WORK INSTRUCTION> Every line with the word "false" in it should be extracted from the data that follows.

Collected data:
-- Opening Marker --

int dev_reserve(pep_ctx *ctx, DevBuf &b, size_t bytes)
{
    if (bytes <= b.cap && b.p) return PEP_OK;
    if (b.p) { (void)hipFree(b.p); b.p = nullptr; b.cap = 0; }
    size_t want = std::max<size_t>(bytes + bytes / 4, 256);
    want = (want + 255) & ~(size_t)255;
    hipError_t e = hipMalloc(&b.p, want);
    if (e != hipSuccess) {
        b.p = nullptr;
        return pep_fail(ctx, PEP_ERR_HIP, std::string("hipMalloc(") + std::to_string(want) + "): " + hipGetErrorString(e));
    }
    b.cap = want;
    return PEP_OK;
}

void dev_release(DevBuf &b)
{
    if (b.p) (void)hipFree(b.p);
    b.p = nullptr;
    b.cap = 0;
}

int pin_reserve(pep_ctx *ctx, PinBuf &b, size_t bytes)
{
    if (bytes <= b.cap) return PEP_OK;
    if (b.p) (void)hipHostFree(b.p);
    b.p = nullptr; b.cap = 0;
    const size_t want = bytes + bytes / 4 + 4096;
    PEP_HIP(ctx, hipHostMalloc(reinterpret_cast<void **>(&b.p), want, hipHostMallocDefault));
    b.cap = want;
    return PEP_OK;
}

int pep_h2d(pep_ctx *ctx, void *d_dst, const void *h_src, size_t n)
{
    if (n == 0) return PEP_OK;
    if (n < ((size_t)64 << 10) || n > ((size_t)256 << 20)) {
        PEP_HIP(ctx, hipMemcpyAsync(d_dst, h_src, n, hipMemcpyHostToDevice, ctx->stream));
        return PEP_OK;
    }
    const size_t need = (n + 255) & ~(size_t)255;
    if (ctx->pin_up_used + need > ctx->pin_up.cap) {
        if (ctx->up_event_set) { PEP_HIP(ctx, pep_event_wait(ctx->up_event)); ctx->up_event_set = false; }
        ctx->pin_up_used = 0;
        if (need > ctx->pin_up.cap) PEP_TRY(pin_reserve(ctx, ctx->pin_up, std::max(need, (size_t)32 << 20)));
    }
    memcpy(ctx->pin_up.p + ctx->pin_up_used, h_src, n);
    PEP_HIP(ctx, hipMemcpyAsync(d_dst, ctx->pin_up.p + ctx->pin_up_used, n, hipMemcpyHostToDevice, ctx->stream));
    ctx->pin_up_used += need;
    if (!ctx->up_event && hipEventCreateWithFlags(&ctx->up_event, pep_wait_event_flags()) != hipSuccess) return pep_fail(ctx, PEP_ERR_HIP, "hipEventCreate failed");
    PEP_HIP(ctx, hipEventRecord(ctx->up_event, ctx->stream));
    ctx->up_event_set = true;
    return PEP_OK;
}

int pep_d2h_queue(pep_ctx *ctx, void *h_dst, const void *d_src, size_t n)
{
    if (n == 0) return PEP_OK;
    const size_t need = (n + 255) & ~(size_t)255;
    if (n < ((size_t)64 << 10) || n > ((size_t)256 << 20) || ctx->n_down >= 16) {
        PEP_HIP(ctx, hipMemcpyAsync(h_dst, d_src, n, hipMemcpyDeviceToHost, ctx->stream));
        return PEP_OK;
    }
    if (ctx->pin_down_used + need > ctx->pin_down.cap) {
        if (ctx->n_down) {
            PEP_HIP(ctx, hipMemcpyAsync(h_dst, d_src, n, hipMemcpyDeviceToHost, ctx->stream));
            return PEP_OK;
        }
        PEP_HIP(ctx, pep_stream_wait(ctx));
        PEP_TRY(pin_reserve(ctx, ctx->pin_down, std::max(need, (size_t)16 << 20)));
        ctx->pin_down_used = 0;
    }
    PEP_HIP(ctx, hipMemcpyAsync(ctx->pin_down.p + ctx->pin_down_used, d_src, n, hipMemcpyDeviceToHost, ctx->stream));
    ctx->down[ctx->n_down++] = pep_ctx::PendingDown{h_dst, ctx->pin_down_used, n};
    ctx->pin_down_used += need;
    return PEP_OK;
}

void pep_d2h_finish(pep_ctx *ctx)
{
    for (int k = 0; k < ctx->n_down; ++k) memcpy(ctx->down[k].dst, ctx->pin_down.p + ctx->down[k].off, ctx->down[k].n);
    ctx->n_down = 0;
    ctx->pin_down_used = 0;
}

void pep_timer_begin(pep_ctx *ctx, int id)
{
    if (ctx->timing_level < (id == TM_SW ? 1 : 2)) return;
    if (!ctx->tm_a[id] && (hipEventCreate(&ctx->tm_a[id]) != hipSuccess || hipEventCreate(&ctx->tm_b[id]) != hipSuccess)) { ctx->tm_a[id] = nullptr; return; }
    ctx->tm_state[id] = hipEventRecord(ctx->tm_a[id], ctx->stream) == hipSuccess ? 1 : 0;
}

void pep_timer_end(pep_ctx *ctx, int id)
{
    if (ctx->tm_state[id] == 1) ctx->tm_state[id] = hipEventRecord(ctx->tm_b[id], ctx->stream) == hipSuccess ? 2 : 0;
}

void pep_timers_resolve(pep_ctx *ctx)
{
    double match[4] = {0., 0., 0., 0.};
    double *dst[TM_COUNT] = {&ctx->stats.ms_seed, &ctx->stats.ms_total, &ctx->stats.ms_sw, &ctx->stats.ms_sw_trace, &ctx->stats.ms_trace,
                             &match[0], &match[1], &match[2], &match[3]};
    for (int id = 0; id < TM_COUNT; ++id) {
        float ms = 0.f;
        if (ctx->tm_state[id] == 2 && hipEventSynchronize(ctx->tm_b[id]) == hipSuccess && hipEventElapsedTime(&ms, ctx->tm_a[id], ctx->tm_b[id]) == hipSuccess) *dst[id] = ms;
        ctx->tm_state[id] = 0;
    }
    ctx->stats.ms_seed_match = match[0] + match[1] + match[2] + match[3];
}

int pep_zero_block(pep_ctx *ctx, int which, size_t offset, size_t bytes, void **out)
{
    PEP_TRY(dev_reserve(ctx, ctx->d_zero, PEP_ZERO_TOTAL));
    char *p = ctx->d_zero.as<char>() + offset;
    if (!ctx->zero_ok[which]) PEP_HIP(ctx, hipMemsetAsync(p, 0, bytes, ctx->stream));
    ctx->zero_ok[which] = false;
    *out = p;
    return PEP_OK;
}

int pep_read_back(pep_ctx *ctx, void *dst, const void *d_src, size_t n)
{
    const size_t n8 = (n + 7) & ~size_t(7);
    if (ctx->n_pending >= 32 || ctx->pin_small_used + n8 > ctx->pin_small.cap) PEP_TRY(pep_sync_reads(ctx));
    if (n8 > ctx->pin_small.cap) return pep_fail(ctx, PEP_ERR_INTERNAL, "pep_read_back: value larger than the pinned page");
    PEP_HIP(ctx, hipMemcpyAsync(ctx->pin_small.p + ctx->pin_small_used, d_src, n, hipMemcpyDeviceToHost, ctx->stream));
    ctx->pending[ctx->n_pending++] = pep_ctx::PendingRead{dst, ctx->pin_small_used, n};
    ctx->pin_small_used += n8;
    return PEP_OK;
}

int pep_read_back_with_upload(pep_ctx *ctx, void *dst, const void *d_src, size_t n, void *d_up_dst, const void *pinned_up_src, uint64_t n_up_words)
{
    const size_t n8 = (n + 7) & ~size_t(7);
    if (n % 4) return pep_fail(ctx, PEP_ERR_INTERNAL, "pep_read_back_with_upload: size not a multiple of 4");
    if (ctx->n_pending >= 32 || ctx->pin_small_used + n8 > ctx->pin_small.cap) PEP_TRY(pep_sync_reads(ctx));
    if (n8 > ctx->pin_small.cap) return pep_fail(ctx, PEP_ERR_INTERNAL, "pep_read_back: value larger than the pinned page");
    PEP_TRY(pep_exchange_pinned(ctx, d_up_dst, pinned_up_src, n_up_words, ctx->pin_small.p + ctx->pin_small_used, d_src, n / 4));
    ctx->pending[ctx->n_pending++] = pep_ctx::PendingRead{dst, ctx->pin_small_used, n};
    ctx->pin_small_used += n8;
    return PEP_OK;
}

static long pep_spin_us()
{
    static const long spin_us = [] { const char *e = getenv("PEPPAN_HIP_SPIN_US"); return e ? atol(e) : 1500L; }();
    return spin_us;
}

unsigned pep_wait_event_flags() { return hipEventDisableTiming; }

hipError_t pep_event_wait(hipEvent_t ev)
{
    const long spin_us = pep_spin_us();
    if (spin_us <= 0) {
        const auto t0 = std::chrono::steady_clock::now();
        do {
            for (int spin = 0; spin < 32; ++spin) {
                const hipError_t q = hipEventQuery(ev);
                if (q != hipErrorNotReady) return q;
                __builtin_ia32_pause();
            }
        } while (std::chrono::steady_clock::now() - t0 < std::chrono::microseconds(60));
        long nap_ns = 20000;
        for (;;) {
            const hipError_t q = hipEventQuery(ev);
            if (q != hipErrorNotReady) return q;
            struct timespec ts = {0, nap_ns};
            nanosleep(&ts, nullptr);
            if (nap_ns < 200000) nap_ns += nap_ns / 2;
        }
    }
    const auto t0 = std::chrono::steady_clock::now();
    for (;;) {
        for (int spin = 0; spin < 64; ++spin) {
            const hipError_t q = hipEventQuery(ev);
            if (q != hipErrorNotReady) return q;
            __builtin_ia32_pause();
        }
        if (std::chrono::steady_clock::now() - t0 > std::chrono::microseconds(spin_us)) break;
    }
    return hipEventSynchronize(ev);
}

hipError_t pep_stream_wait(pep_ctx *ctx)
{
    if (!ctx->wait_event && hipEventCreateWithFlags(&ctx->wait_event, pep_wait_event_flags()) != hipSuccess) return hipStreamSynchronize(ctx->stream);
    const hipError_t r = hipEventRecord(ctx->wait_event, ctx->stream);
    if (r != hipSuccess) return hipStreamSynchronize(ctx->stream);
    return pep_event_wait(ctx->wait_event);
}

int pep_sync_reads(pep_ctx *ctx)
{
    const hipError_t e = pep_stream_wait(ctx);
    if (e == hipSuccess)
        for (int i = 0; i < ctx->n_pending; ++i) memcpy(ctx->pending[i].dst, ctx->pin_small.p + ctx->pending[i].off, ctx->pending[i].n);
    ctx->n_pending = 0;
    ctx->pin_small_used = 0;
    if (e != hipSuccess) return pep_fail(ctx, PEP_ERR_HIP, std::string("hipStreamSynchronize: ") + hipGetErrorString(e));
    return PEP_OK;
}
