__device__ __forceinline__ void sl_write_staged(SlShared& S, const K1Out* o, uint32_t gd0, uint32_t sb, uint32_t nrec,
                                                uint32_t npart, unsigned long long rb, unsigned long long pb,
                                                bool rec_ok, bool part_ok) {
    const int tid = threadIdx.x;
    uint32_t* const rec_slot = o->rec_slot;
    uint32_t* const rec_cnt = o->rec_cnt;
    uint32_t* const part_doc = o->part_doc;
    uint32_t* const part_slot = o->part_slot;
    uint32_t* const part_cnt = o->part_cnt;
    const uint32_t smask = (1u << sb) - 1u;
    lds_barrier();
    if (rec_ok && !SL_ABL_ST)
        for (uint32_t i = (uint32_t)tid; i < nrec; i += NT) {
            gmem(rec_slot)[rb + i] = S.TK[i] & smask;
            gmem(rec_cnt)[rb + i] = S.TC[i];
        }
    if (part_ok && !SL_ABL_ST)
        for (uint32_t i = (uint32_t)tid; i < npart; i += NT) {
            const uint32_t k = S.TK[nrec + i];
            gmem(part_doc)[pb + i] = gd0 + ((k & 0x7FFFFFFFu) >> sb);
            gmem(part_slot)[pb + i] = k & smask;
            gmem(part_cnt)[pb + i] = S.TC[nrec + i];
        }
    lds_barrier();
    uint4* t = reinterpret_cast<uint4*>(S.TK);
#pragma unroll
    for (int j = tid; j < 2 * TB / 4; j += NT) t[j] = make_uint4(0, 0, 0, 0);
}

__device__ __forceinline__ void sl_flush(SlShared& S, const K1Out* o, uint32_t gd0, uint32_t ng, uint32_t sb) {
    const int tid = threadIdx.x;
    lds_barrier();
    if (tid < GCAP) { S.f.dcnt[tid] = 0; S.f.drun[tid] = 0; }
    lds_barrier();
    uint32_t ek[EPT], ec[EPT];
#pragma unroll
    for (int j = 0; j < EPT; ++j) {
        ek[j] = S.TK[j * NT + tid];
        ec[j] = S.TC[j * NT + tid];
        if (ek[j]) wave_agg_add(&S.f.dcnt[0], (ek[j] & 0x7FFFFFFFu) >> sb);
    }
    lds_barrier();
    uint32_t packed = 0;
    if ((uint32_t)tid < ng) {
        uint8_t st = 0;
        const uint32_t cnt = S.f.dcnt[tid];
        const bool part = S.dpart[tid] != 0;
        if (cnt) {
            const bool complete = !part && S.dfull[tid] && cnt <= (uint32_t)K5_MAX_PAIRS;
            st = complete ? 2 : 1;
            packed = complete ? cnt : (cnt << 16);
        }
        if ((st == 1 || part) && !SL_ABL) gmem(o->doc_flags)[gd0 + tid] = DF_PARTIAL;
        S.f.dstate[tid] = st;
    }
    uint32_t tot;
    const uint32_t off = block_excl_scan<NT, true>(packed, S.wsum, &tot);
    if ((uint32_t)tid < ng) S.f.doff[tid] = off;
    const uint32_t nrec = tot & 0xFFFFu, npart = tot >> 16;
    if (tid == 0) {
        const unsigned long long rb = (nrec && !SL_ABL) ? gatomic_add(o->rec_alloc, (unsigned long long)nrec) : 0ull;
        if (rb + nrec > o->rec_cap) atomicOr(o->status, ST_REC_FULL);
        S.rec_base = rb;
    } else if (tid == 64) {
        const unsigned long long pb = (npart && !SL_ABL) ? gatomic_add(o->part_alloc, (unsigned long long)npart) : 0ull;
        if (pb + npart > o->part_cap) atomicOr(o->status, ST_PART_FULL);
        S.part_base = pb;
    }
    lds_barrier();
    const unsigned long long rb = S.rec_base, pb = S.part_base;
    const bool rec_ok = rb + nrec <= o->rec_cap, part_ok = pb + npart <= o->part_cap;
    if ((uint32_t)tid < ng && S.f.dstate[tid] == 2) {
        gmem(o->doc_recoff)[gd0 + tid] = rb + (off & 0xFFFFu);
        gmem(o->doc_npairs)[gd0 + tid] = SL_ABL ? 0u : S.f.dcnt[tid];
    }
#pragma unroll
    for (int j = 0; j < EPT; ++j) {
        const uint32_t key = ek[j];
        if (key) {
            const uint32_t rel = (key & 0x7FFFFFFFu) >> sb;
            const uint32_t k = wave_agg_add_rtn(&S.f.drun[0], rel);
            const uint32_t dof = S.f.doff[rel];
            const uint32_t loc = (S.f.dstate[rel] == 2 ? (dof & 0xFFFFu) : nrec + (dof >> 16)) + k;
            S.TK[loc] = key;
            S.TC[loc] = ec[j];
        }
    }
    sl_write_staged(S, o, gd0, sb, nrec, npart, rb, pb, rec_ok, part_ok);
}
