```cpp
int ac_head_train_step(const ac_head_dims* dims, float* d_params, float* d_m,
                       float* d_v, float* d_grads, const float* d_X, int64_t ldx,
                       const int64_t* d_y, const float* d_targets, int64_t ldt,
                       int loss_kind, const int64_t* d_index, int B,
                       float dropout_p, uint64_t dropout_seed,
                       const float* d_fisher, const float* d_old,
                       float lambda_over_B, float max_grad_norm, float lr,
                       float beta1, float beta2, float eps, float weight_decay,
                       int step, float* d_out, float* d_loss_accum,
                       void* d_ws, size_t ws_bytes, ac_stream_t stream);

int ac_head_train_epoch(const ac_head_dims* dims, float* d_params, float* d_m,
                        float* d_v, float* d_grads, const float* d_X, int64_t ldx,
                        const int64_t* d_y, const float* d_targets, int64_t ldt,
                        int loss_kind, const int64_t* d_order, int64_t n_total, int batch,
                        float dropout_p, uint64_t seed0,
                        const float* d_fisher, const float* d_old, float lambda_B,
                        float max_grad_norm, float lr, float beta1, float beta2,
                        float eps, float weight_decay, int step0,
                        float* d_out, float* d_loss_accum,
                        void* d_ws, size_t ws_bytes, int* steps_done, ac_stream_t stream);

#define AC_STRAT_COST_SEPARABLE 0
#define AC_STRAT_COST_LINEAR    1
#define AC_STRAT_MASK_NONE      0
// ... 212 lines not shown
```

Baseline: 54000.

## Add two-k-step-per-barrier pipelined GEMM kernel for fused LayerNorm epilogue

Adds a dedicated bf16x3 GEMM kernel for the bias+residual+LayerNorm fused epilogue. It processes two K-steps per workgroup barrier and double-buffers fragments, interleaving LDS fragment reads with MFMAs through sched_group_barrier. It is used by default for bf16x3 when K is a multiple of 32, and an env var can turn it off. The aim is to halve barrier and wait overhead in the K loop. In exchange, the deeper prefetch and tile residency must still fit the persistent-residency requirement of the LN exchange. The change also adds a test entry point and a launch counter.

```diff
diff --git a/adaptive-classifier_amd/adaptive_classifier/_native.py b/adaptive-classifier_amd/adaptive_classifier/_native.py
--- a/adaptive-classifier_amd/adaptive_classifier/_native.py
+++ b/adaptive-classifier_amd/adaptive_classifier/_native.py
@@ -140,6 +140,9 @@
     "ac_gemm_set_krot": (c_int, [c_int]),
     "ac_gemm_set_ln_fusion": (c_int, [c_int]),
     "ac_gemm_ln_fusion_launches": (c_int64, []),
+    "ac_gemm_ln_kstep2_launches": (c_int64, []),
+    "ac_linear_ln_bf16x3": (c_int, [c_void_p, c_void_p, c_void_p, c_void_p, c_int64, c_void_p, c_int64, c_void_p, c_int, c_int,
+                                    c_int, c_void_p, c_void_p, c_float, c_void_p, c_size_t, c_void_p]),
     "ac_gemm_qkv_attn_launches": (c_int64, []),
     "ac_set_persistent_kernels": (c_int, [c_int]),
     "ac_clock_stamp": (c_int, [c_void_p, c_void_p]),
diff --git a/adaptive-classifier_amd/csrc/gemm_pipe.hip b/adaptive-classifier_amd/csrc/gemm_pipe.hip
--- a/adaptive-classifier_amd/csrc/gemm_pipe.hip
+++ b/adaptive-classifier_amd/csrc/gemm_pipe.hip
@@ -508,6 +508,142 @@
     if (prm.stamps) { wait_vm<0>(); stamp<(EPI == EPI_QKV_ATTN ? 16 : 4)>(prm, wave, 3); }
 }
 
+__global__ __launch_bounds__(512, 2) void gemm_pipe_ln2_nt(PipeParams prm) {
+    constexpr int TM = 1, TN = 2, WMW = 4, WNW = 2, NS = 6, AR = 3;
+    using G = PipeGeom<TM, TN, WMW, WNW, NS, AR>;
+    constexpr int BM = G::BM, BN = G::BN, RA = G::RA, RG = G::RG, NP = G::NP, NW = G::NW, PPW = G::PPW, SLOT = G::SLOT;
+    static_assert(64 * NW == 512 && G::WAVES_PER_SIMD == 2, "launch bounds");
+    extern __shared__ __attribute__((aligned(16))) uint4 lds[];
+
+    const int tid = threadIdx.x, lane = tid & 63;
+    const int wave = __builtin_amdgcn_readfirstlane(tid >> 6);
+    const int wm = wave / WNW, wn = wave % WNW;
+    const int ntn = (prm.N + BN - 1) / BN;
+    const int tile = xcd_tile_id(blockIdx.x, gridDim.x);
+    const int bn = tile % ntn, bm = tile / ntn;
+    const int m0 = bm * BM, n0 = bn * BN;
+    const int nk = prm.K / PSBK;
+    stamp(prm, wave, 0);
+    float lnres[TM * TN * 16];
+    ln_prefetch_residual<TM, TN, WMW, WNW>(lnres, prm, m0, n0, wm, wn, lane);
+
+    const uint16_t* pp[PPW];
+    const int64_t a_step = 2 * prm.a_rows * 8, w_step = 2 * prm.w_rows * 8;
+    {
+        const int i32 = lane & 31, kg = lane >> 5;
+        const int64_t a_plane = prm.a_rows * (int64_t)prm.K, w_plane = prm.w_rows * (int64_t)prm.K;
+#pragma unroll
+        for (int t = 0; t < PPW; ++t) {
+            const int j = (wave + NW * t) % NP, p = j / RG, g = j % RG;
+            if (g < RA) {
+                int row = m0 + 32 * g + i32; if (row > prm.M - 1) row = prm.M - 1;
+                pp[t] = prm.Ap + p * a_plane + ((int64_t)kg * prm.a_rows + row) * 8;
+            } else {
+                int row = n0 + 32 * (g - RA) + i32; if (row > prm.N - 1) row = prm.N - 1;
+                pp[t] = prm.Wp + p * w_plane + ((int64_t)kg * prm.w_rows + row) * 8;
+            }
+        }
+    }
+    int a_cur = prm.krot ? ((int)(blockIdx.x & 7) * nk / 8) : 0;
+    if (a_cur) {
+#pragma unroll
+        for (int t = 0; t < PPW; ++t) pp[t] += (int64_t)a_cur * (((wave + NW * t) % NP) % RG < RA ? a_step : w_step);
+    }
+    const int64_t a_back = (int64_t)(nk - 1) * a_step, w_back = (int64_t)(nk - 1) * w_step;
+    int islot = 0;
+    auto issue = [&]() {
+#pragma unroll
+        for (int t = 0; t < PPW; ++t) {
+            const int j = (wave + NW * t) % NP, p = j / RG, g = j % RG;
+            __builtin_amdgcn_global_load_lds((glb_void_t*)pp[t], (lds_void_t*)&lds[islot * SLOT + (p * RG + g) * 64], 16, 0, 0);
+        }
+        const bool wrap = a_cur + 1 == nk;
+        a_cur = wrap ? 0 : a_cur + 1;
+        const int64_t da = wrap ? -a_back : a_step, dw = wrap ? -w_back : w_step;
+#pragma unroll
+        for (int t = 0; t < PPW; ++t) pp[t] += ((wave + NW * t) % NP) % RG < RA ? da : dw;
+        islot = islot + 1 == NS ? 0 : islot + 1;
+    };
+
+    f32x16 acc[TM][TN];
+#pragma unroll
+    for (int a = 0; a < TM; ++a)
+#pragma unroll
+        for (int b = 0; b < TN; ++b)
+#pragma unroll
+            for (int r = 0; r < 16; ++r) acc[a][b][r] = 0.f;
+
+    struct Frags { bf16x8_t a[TM][AR], b[TN][AR]; };
+    auto read_frags = [&](Frags& F, int slot) {
+        const uint4* base = lds + slot * SLOT + lane;
+#pragma unroll
+        for (int p = 0; p < AR; ++p) {
+#pragma unroll
+            for (int a = 0; a < TM; ++a) F.a[a][p] = __builtin_bit_cast(bf16x8_t, base[(p * RG + TM * wm + a) * 64]);
+#pragma unroll
+            for (int b = 0; b < TN; ++b) F.b[b][p] = __builtin_bit_cast(bf16x8_t, base[(p * RG + RA + TN * wn + b) * 64]);
+        }
+    };
+    auto mfmas = [&](const Frags& F) {
+        constexpr int PAIRS3[6][2] = {{2, 0}, {0, 2}, {1, 1}, {1, 0}, {0, 1}, {0, 0}};
+#pragma unroll
+        for (int pr = 0; pr < 6; ++pr)
+#pragma unroll
+            for (int a = 0; a < TM; ++a)
+#pragma unroll
+                for (int b = 0; b < TN; ++b)
+                    acc[a][b] = __builtin_amdgcn_mfma_f32_32x32x16_bf16(F.a[a][PAIRS3[pr][0]], F.b[b][PAIRS3[pr][1]], acc[a][b], 0, 0, 0);
+    };
+
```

-- Closing Marker --

SOLUTION TO THIS EXERCISE>
        if (ctx->up_event_set) { PEP_HIP(ctx, pep_event_wait(ctx->up_event)); ctx->up_event_set = false; }
    ctx->zero_ok[which] = false;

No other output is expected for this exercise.